VMware recommends some best practices for the configuration of host NICs and network topology for VMware HA. Best Practices include recommendations for your ESX/ESXi hosts, and for cabling, switches, routers, and firewalls.

The following network maintenance suggestions can help you avoid the accidental detection of failed hosts and network isolation because of dropped VMware HA heartbeats.

When making changes to the networks that your clustered ESX/ESXi hosts are on, VMware recommends that you suspend the Host Monitoring feature. Changing your network hardware or networking settings can interrupt the heartbeats that VMware HA uses to detect host failures, and this might result in unwanted attempts to fail over virtual machines.

When you change the networking configuration on the ESX/ESXi hosts themselves, for example, adding port groups, or removing vSwitches, VMware recommends that in addition to suspending Host Monitoring, you place the host in maintenance mode.

Note

Because networking is a vital component of VMware HA, if network maintenance needs to be performed inform the VMware HA administrator.

To identify which network operations might disrupt the functioning of VMware HA, you should be aware of which management networks are being used for heart beating and other VMware HA communications.

On ESX hosts in the cluster, VMware HA communications travel over all networks that are designated as service console networks. VMkernel networks are not used by these hosts for VMware HA communications.

On ESXi hosts in the cluster, VMware HA communications, by default, travel over VMkernel networks, except those marked for use with vMotion. If there is only one VMkernel network, VMware HA shares it with vMotion, if necessary. With ESXi 4.0 and later, you must also explicitly enable the Management Network checkbox for VMware HA to use this network.

For VMware HA to function, all hosts in the cluster must have compatible networks. The first node added to the cluster dictates the networks that all subsequent hosts allowed into the cluster must also have. Networks are considered compatible if the combination of the IP address and subnet mask result in a network that matches another host's. If you attempt to add a host with too few, or too many, management networks, or if the host being added has incompatible networks, the configuration task fails, and the Task Details pane specifies this incompatibility.

For example, if the first host you add to the cluster has two networks being used for VMware HA communications, 10.10.135.0/255.255.255.0 and 10.17.142.0/255.255.255.0, all subsequent hosts must have the same two networks configured and used for VMware HA communications.

A network isolation address is an IP address that is pinged to determine if a host is isolated from the network. This address is pinged only when a host has stopped receiving heartbeats from all other hosts in the cluster. If a host can ping its network isolation address, the host is not network isolated, and the other hosts in the cluster have failed. However, if the host cannot ping its isolation address, it is likely that the host has become isolated from the network and no failover action is taken.
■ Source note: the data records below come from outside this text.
static_assert((kMaxPts + kGroup - 1) / kGroup == 3, "written for up to 3 sample points per lane");
constexpr int pts_per_lane(int L) { return (L * kPtsPerLink + kGroup - 1) / kGroup; }
struct ContactPts { PtVal p0, p1, p2; unsigned long long m0, m1, m2;  unsigned long long f0, f1, f2;  };
template <int NP>
__device__ __forceinline__ unsigned link_field(unsigned long long m0, unsigned long long m1, unsigned long long m2, int link)
{
	const int b = link * kPtsPerLink, word = b >> 6, off = b & 63;
	unsigned long long lo = m0, hi = NP > 1 ? m1 : 0ull;
	if constexpr (NP > 1) if (word == 1) { lo = m1; hi = NP > 2 ? m2 : 0ull; }
	if constexpr (NP > 2) if (word == 2) { lo = m2; hi = 0ull; }
	unsigned long long bits = lo >> off;
	if (off + kPtsPerLink > 64) bits |= hi << (64 - off);
	return static_cast<unsigned>(bits & ((1ull << kPtsPerLink) - 1ull));
}
constexpr real kNoPoint = -1.0e30;
template <int NP>
__device__ __noinline__ unsigned link_cap_drop_mask(WSFast& ws, real d0, real d1, real d2)
{
	const int lane = opaque_lane();
	const int npts = ws.M.L * kPtsPerLink;
	real* S = ws.Apk;
	if (lane < npts) S[lane] = d0;
	if constexpr (NP > 1) if (lane + kGroup < npts) S[lane + kGroup] = d1;
	if constexpr (NP > 2) if (lane + 2 * kGroup < npts) S[lane + 2 * kGroup] = d2;
	env_sync();
	auto over = [&](real d, int pt) -> unsigned {
		if (!(d > kNoPoint)) return 0u;
		const int base = (pt / kPtsPerLink) * kPtsPerLink;
		int rank = 0;
		for (int k = 0; k < kPtsPerLink; ++k) { const int o = base + k; const real od = S[o]; rank += (o != pt && (od > d || (od == d && o < pt))) ? 1 : 0; }
		return rank >= kMaxPtsPerLink ? 1u : 0u;
	};
	unsigned m = over(d0, lane);
	if constexpr (NP > 1) m |= over(d1, lane + kGroup) << 1;
	if constexpr (NP > 2) m |= over(d2, lane + 2 * kGroup) << 2;
	env_sync();
	return m;
}
template <int L, bool kFlags>
__device__ __forceinline__ ContactPts eval_points(WSFast& ws, const DevModel& gm, const GroundRec& g)
{
	constexpr int NP = pts_per_lane(L), npts = L * kPtsPerLink;
	const int lane = opaque_lane();
	const GroundHdr gh = ground_header(g);
	const real q0 = ws.st.q[0], q1 = ws.st.q[1];
	const real tol = kFlags ? gm.contact_tol : real(0);
	bool have[NP]; int col[NP]; real lx[NP], ly[NP], margin[NP], brk[NP], cs[NP], sn[NP], px[NP], py[NP];
	static_for<0, NP>([&](auto ec) {
		constexpr int e = decltype(ec)::value;
		const int pt = lane + e * kGroup;
		have[e] = (e + 1) * kGroup <= npts || pt < npts;
		const int ptc = ((e + 1) * kGroup <= npts || pt < npts) ? pt : npts - 1;
		const int j = ptc / kPtsPerLink;
		col[e] = ws.M.col[j];
		cs[e] = ws.cs[j]; sn[e] = ws.sn[j]; px[e] = ws.px[j]; py[e] = ws.py[j];
		const real* lp = &gm.pt_ground[0][0][0] + 2 * ptc;
		lx[e] = lp[0]; ly[e] = lp[1];
		margin[e] = gm.link_margin[j]; brk[e] = gm.link_brk[j];
	});
	static_for<0, NP>([&](auto ec) {
		constexpr int e = decltype(ec)::value;
		pin_loaded(col[e]); pin_loaded(lx[e]); pin_loaded(ly[e]); pin_loaded(margin[e]); pin_loaded(brk[e]);
	});
	real x[NP], y[NP]; GroundCell cell[NP];
	static_for<0, NP>([&](auto ec) {
		constexpr int e = decltype(ec)::value;
		x[e] = px[e] + cs[e] * lx[e] - sn[e] * ly[e];
		y[e] = py[e] + sn[e] * lx[e] + cs[e] * ly[e];
		cell[e] = ground_cell(gh, q0 + x[e]);
	});
	real ha[NP], hb[NP];
	static_for<0, NP>([&](auto ec) {
		constexpr int e = decltype(ec)::value;
		ha[e] = g.data[cell[e].seg][cell[e].i];
		hb[e] = g.data[cell[e].seg][cell[e].j];
	});
	PtVal r[3];
	static_for<0, 3>([&](auto ec) {
		constexpr int e = decltype(ec)::value;
		r[e].x = 0; r[e].y = 0; r[e].depth = 0; r[e].nx = 0; r[e].ny = 0; r[e].active = 0; r[e].near = 0;
		if constexpr (e < NP) {
			real slope;
			const real h = ground_height(cell[e], ha[e], hb[e], &slope);
			const real gap = h - (q1 + y[e]);
			const bool in_reach = kFlags || (gap + (margin[e] + brk[e]) * (1.0 + fabs(slope)) > 0);
			const real inv = fast_rsqrt(1.0 + slope * slope);
			const real depth = fmadd(gap, inv, margin[e]);
			const bool live = have[e] & (col[e] != 0);
			if (kFlags) r[e].near = (live & (depth >= -tol)) ? 1 : 0;
			r[e].active = (live & in_reach & (depth > -brk[e])) ? 1 : 0;
			r[e].nx = -slope * inv; r[e].ny = inv;
			r[e].depth = depth;
			r[e].x = x[e]; r[e].y = y[e];
		}
	});
	ContactPts c;
	c.p0 = r[0]; c.p1 = r[1]; c.p2 = r[2];
	c.f0 = 0; c.f1 = 0; c.f2 = 0;
	if (kFlags) { c.f0 = __ballot(c.p0.near); if constexpr (NP > 1) c.f1 = __ballot(c.p1.near); if constexpr (NP > 2) c.f2 = __ballot(c.p2.near); }
	c.m0 = __ballot(c.p0.active); c.m1 = 0; c.m2 = 0;
	if constexpr (NP > 1) c.m1 = __ballot(c.p1.active);
	if constexpr (NP > 2) c.m2 = __ballot(c.p2.active);
	if ((c.m0 | c.m1 | c.m2) != 0ull) {
		const int many = (lane < L) && __popc(link_field<NP>(c.m0, c.m1, c.m2, lane)) > kMaxPtsPerLink;
		if (__builtin_expect(__ballot(many) != 0ull, 0)) {
			const unsigned drop = link_cap_drop_mask<NP>(ws, c.p0.active ? c.p0.depth : kNoPoint, (NP > 1 && c.p1.active) ? c.p1.depth : kNoPoint, (NP > 2 && c.p2.active) ? c.p2.depth : kNoPoint);
			if (drop & 1u) c.p0.active = 0;
			if (drop & 2u) c.p1.active = 0;
			if (drop & 4u) c.p2.active = 0;
			c.m0 = __ballot(c.p0.active);
			if constexpr (NP > 1) c.m1 = __ballot(c.p1.active);
			if constexpr (NP > 2) c.m2 = __ballot(c.p2.active);
		}
	}
	return c;
}
template <int NP>
__device__ __noinline__ unsigned row_cap_drop_mask(WSFast& ws, real d0, real d1, real d2, int cap)
{
	const int lane = opaque_lane();
	const int npts = ws.M.L * kPtsPerLink;
	real* S = ws.Apk;
	if (lane < npts) S[lane] = d0;
	if constexpr (NP > 1) if (lane + kGroup < npts) S[lane + kGroup] = d1;
	if constexpr (NP > 2) if (lane + 2 * kGroup < npts) S[lane + 2 * kGroup] = d2;
	env_sync();
	auto over = [&](real d, int pt) -> unsigned {
		if (!(d > kNoPoint)) return 0u;
		int rank = 0;
		for (int o = 0; o < npts; ++o) { const real od = S[o]; rank += (o != pt && (od > d || (od == d && o < pt))) ? 1 : 0; }
		return rank >= cap ? 1u : 0u;
	};
	unsigned m = over(d0, lane);
	if constexpr (NP > 1) m |= over(d1, lane + kGroup) << 1;
	if constexpr (NP > 2) m |= over(d2, lane + 2 * kGroup) << 2;
	env_sync();
	return m;
}
__device__ __forceinline__ unsigned long long pairs_in_reach(const WSFast& ws)
{
	const int lane = static_cast<int>(threadIdx.x);
	return __ballot(lane < ws.M.n_cpairs && pair_in_reach(ws, lane));
}
constexpr int kPairCands = 2 * kPtsPerLink, kPairSlots = kGroup / kPairCands;
__device__ __noinline__ int append_pair_rows_fast(WSFast& ws, const DevModel& gm, int R, unsigned long long reach)
{
	const int lane = opaque_lane();
	const unsigned long long below = (lane == 0) ? 0ull : (~0ull >> (64 - lane));
	const int slot = lane / kPairCands, cand = lane - slot * kPairCands;
	while (reach != 0ull && R + 2 <= kMaxRows) {
		int mypr = -1;
#pragma unroll
		for (int sidx = 0; sidx < kPairSlots; ++sidx) {
			if (reach != 0ull) { const int pr = __ffsll(static_cast<long long>(reach)) - 1; reach &= reach - 1ull; if (slot == sidx) mypr = pr; }
		}
		int P = 0, Q = 0, k = 0;
		PairHit hit; hit.active = 0; hit.depth = 0; hit.x = 0; hit.y = 0; hit.nx = 0; hit.ny = 0;
		if (mypr >= 0) { pair_candidate(ws.M.cp_a[mypr], ws.M.cp_b[mypr], cand, &P, &Q, &k); hit = pair_point_eval(ws, gm, P, Q, k); }
		const unsigned long long am = __ballot(hit.active);
		if (am == 0ull) continue;
		int keep = hit.active;
		const int mine_cnt = __popcll((am >> (slot * kPairCands)) & ((1ull << kPairCands) - 1ull));
		if (__builtin_expect(__ballot(lane < kPairSlots * kPairCands && mine_cnt > kMaxPtsPerPair) != 0ull, 0)) {
			real* S = ws.Apk;
			S[lane] = hit.active ? hit.depth : -1.0;
			env_sync();
			if (hit.active) {
				int rank = 0;
				for (int o = 0; o < kPairCands; ++o) { const real od = S[slot * kPairCands + o]; rank += (o != cand && od > 0 && (od > hit.depth || (od == hit.depth && o < cand))) ? 1 : 0; }
				keep = rank < kMaxPtsPerPair;
			}
			env_sync();
		}
		const unsigned long long km = __ballot(keep);
		const int room = (kMaxRows - R) / 2;
		const int idx = __popcll(km & below);
		if (keep && idx < room) {
			const int Rw = R + 2 * idx;
			ws.row_kind[Rw] = 1; ws.row_link[Rw] = P; ws.row_link2[Rw] = static_cast<int8_t>(Q); ws.row_x[Rw] = hit.x; ws.row_y[Rw] = hit.y;
			ws.row_dx[Rw] = hit.nx; ws.row_dy[Rw] = hit.ny; ws.row_tgt[Rw] = 0;
			ws.row_id[Rw] = pair_row_id(mypr, cand, 0); ws.row_id[Rw + 1] = pair_row_id(mypr, cand, 1);
			ws.row_kind[Rw + 1] = 2; ws.row_link[Rw + 1] = P; ws.row_link2[Rw + 1] = static_cast<int8_t>(Q); ws.row_x[Rw + 1] = hit.x; ws.row_y[Rw + 1] = hit.y;
			ws.row_dx[Rw + 1] = hit.ny; ws.row_dy[Rw + 1] = -hit.nx; ws.row_tgt[Rw + 1] = 0;
		}
		int n = __popcll(km); if (n > room) n = room;
		R += 2 * n;
	}
	return R;
}
template <int NP>
__device__ __forceinline__ void contact_bits_fast(WSFast& ws, unsigned long long m0, unsigned long long m1, unsigned long long m2)
{
	const int lane = static_cast<int>(threadIdx.x);
	int any = 0;
	if (lane < ws.M.L) any = link_field<NP>(m0, m1, m2, lane) != 0u;
	const unsigned long long lm = __ballot(any);
	if (lane == 0) ws.st.contact_bits = static_cast<uint32_t>(lm);
}
__device__ __forceinline__ void emit_contact_rows(WSFast& ws, const PtVal& p, int pt, int rank, int cap, int R0, real inv_h)
{
	if (p.active && rank < cap) {
		const int R = R0 + 2 * rank;
		const int j = pt / kPtsPerLink;
		ws.row_kind[R] = 1; ws.row_link[R] = j; ws.row_link2[R] = -1; ws.row_x[R] = p.x; ws.row_y[R] = p.y;
		ws.row_dx[R] = p.nx; ws.row_dy[R] = p.ny; ws.row_tgt[R] = normal_row_target(p.depth, inv_h);
		ws.row_id[R] = ground_row_id(pt, 0); ws.row_id[R + 1] = ground_row_id(pt, 1);
		ws.row_kind[R + 1] = 2; ws.row_link[R + 1] = j; ws.row_link2[R + 1] = -1; ws.row_x[R + 1] = p.x; ws.row_y[R + 1] = p.y;
		ws.row_dx[R + 1] = p.ny; ws.row_dy[R + 1] = -p.nx; ws.row_tgt[R + 1] = 0;
	}
}
template <int NP>
__device__ __forceinline__ void build_rows_fast(WSFast& ws, const DevModel& gm, const ContactPts& c_in, real h)
{
	ContactPts c = c_in;
	const int lane = opaque_lane();
	const unsigned long long below = (lane == 0) ? 0ull : (~0ull >> (64 - lane));
	const real inv_h = 1.0 / h;
	int lim = 0; real tgt = 0;
	if (lane >= 1 && lane < ws.M.L && !(ws.M.lim_lo[lane] > ws.M.lim_hi[lane])) {
		const real th = ws.st.q[lane + 2];
		if (th <= ws.M.lim_lo[lane] + kLimitSlop) { lim = 1; tgt = kLimitErp * fmax(ws.M.lim_lo[lane] - th, 0.0) * inv_h; }
		else if (th >= ws.M.lim_hi[lane] - kLimitSlop) { lim = -1; tgt = kLimitErp * fmax(th - ws.M.lim_hi[lane], 0.0) * inv_h; }
	}
	const unsigned long long ml = __ballot(lim != 0);
	const int rl = __popcll(ml & below);
	int R0 = __popcll(ml); if (R0 > kMaxRows) R0 = kMaxRows;
	if (lim != 0 && rl < kMaxRows) { ws.row_kind[rl] = 0; ws.row_link[rl] = lane; ws.row_link2[rl] = -1; ws.row_dx[rl] = lim; ws.row_tgt[rl] = tgt; ws.row_id[rl] = kNoRowId; }
	const int cap = (kMaxRows - R0) / 2;
	if (__builtin_expect(__popcll(c.m0) + __popcll(c.m1) + __popcll(c.m2) > cap, 0)) {
		const unsigned drop = row_cap_drop_mask<NP>(ws, c.p0.active ? c.p0.depth : kNoPoint, (NP > 1 && c.p1.active) ? c.p1.depth : kNoPoint, (NP > 2 && c.p2.active) ? c.p2.depth : kNoPoint, cap);
		if (drop & 1u) c.p0.active = 0;
		if (drop & 2u) c.p1.active = 0;
		if (drop & 4u) c.p2.active = 0;
		c.m0 = __ballot(c.p0.active);
		if constexpr (NP > 1) c.m1 = __ballot(c.p1.active);
		if constexpr (NP > 2) c.m2 = __ballot(c.p2.active);
	}
	const int n0 = __popcll(c.m0), n1 = __popcll(c.m1), n2 = __popcll(c.m2);
	emit_contact_rows(ws, c.p0, lane, __popcll(c.m0 & below), cap, R0, inv_h);
	if constexpr (NP > 1) emit_contact_rows(ws, c.p1, lane + kGroup, n0 + __popcll(c.m1 & below), cap, R0, inv_h);
	if constexpr (NP > 2) emit_contact_rows(ws, c.p2, lane + 2 * kGroup, n0 + n1 + __popcll(c.m2 & below), cap, R0, inv_h);
	int nc = n0 + n1 + n2; if (nc > cap) nc = cap;
	int R = R0 + 2 * nc;
	const unsigned long long reach = pairs_in_reach(ws);
	if (__builtin_expect(reach != 0ull, 0)) R = append_pair_rows_fast(ws, gm, R, reach);
	if (lane == 0) ws.R = R;
	env_sync();
}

By default, the network isolation address is the default gateway for the host. There is only one default gateway specified, regardless of how many management networks have been defined, so you should use the das.isolationaddress[...] advanced attribute to add isolation addresses for additional networks. See VMware HA Advanced Attributes.

When you specify additional isolation address, VMware recommends that you increase the setting for the das.failuredetectiontime advanced attribute to 20000 milliseconds (20 seconds) or greater. A node that is isolated from the network needs time to release its virtual machine's VMFS locks if the host isolation response is to fail over the virtual machines (not to leave them powered on.) This must happen before the other nodes declare the node as failed, so that they can power on the virtual machines, without getting an error that the virtual machines are still locked by the isolated node.

For more information on VMware HA advanced attributes, see Customizing VMware HA Behavior.

Configuring Switches. If the physical network switches that connect your servers support the PortFast (or an equivalent) setting, enable it. This setting prevents a host from incorrectly determining that a network is isolated during the execution of lengthy spanning tree algorithms.

Host Firewalls. On ESX/ESXi hosts, VMware HA needs and automatically opens the following firewall ports.

Incoming port: TCP/UDP 8042-8045

Outgoing port: TCP/UDP 2050-2250

Port Group Names and Network Labels. Use consistent port group names and network labels on VLANs for public networks. Port group names are used to reconfigure access to the network by virtual machines. If you use inconsistent names between the original server and the failover server, virtual machines are disconnected from their networks after failover. Network labels are used by virtual machines to reestablish network connectivity upon restart.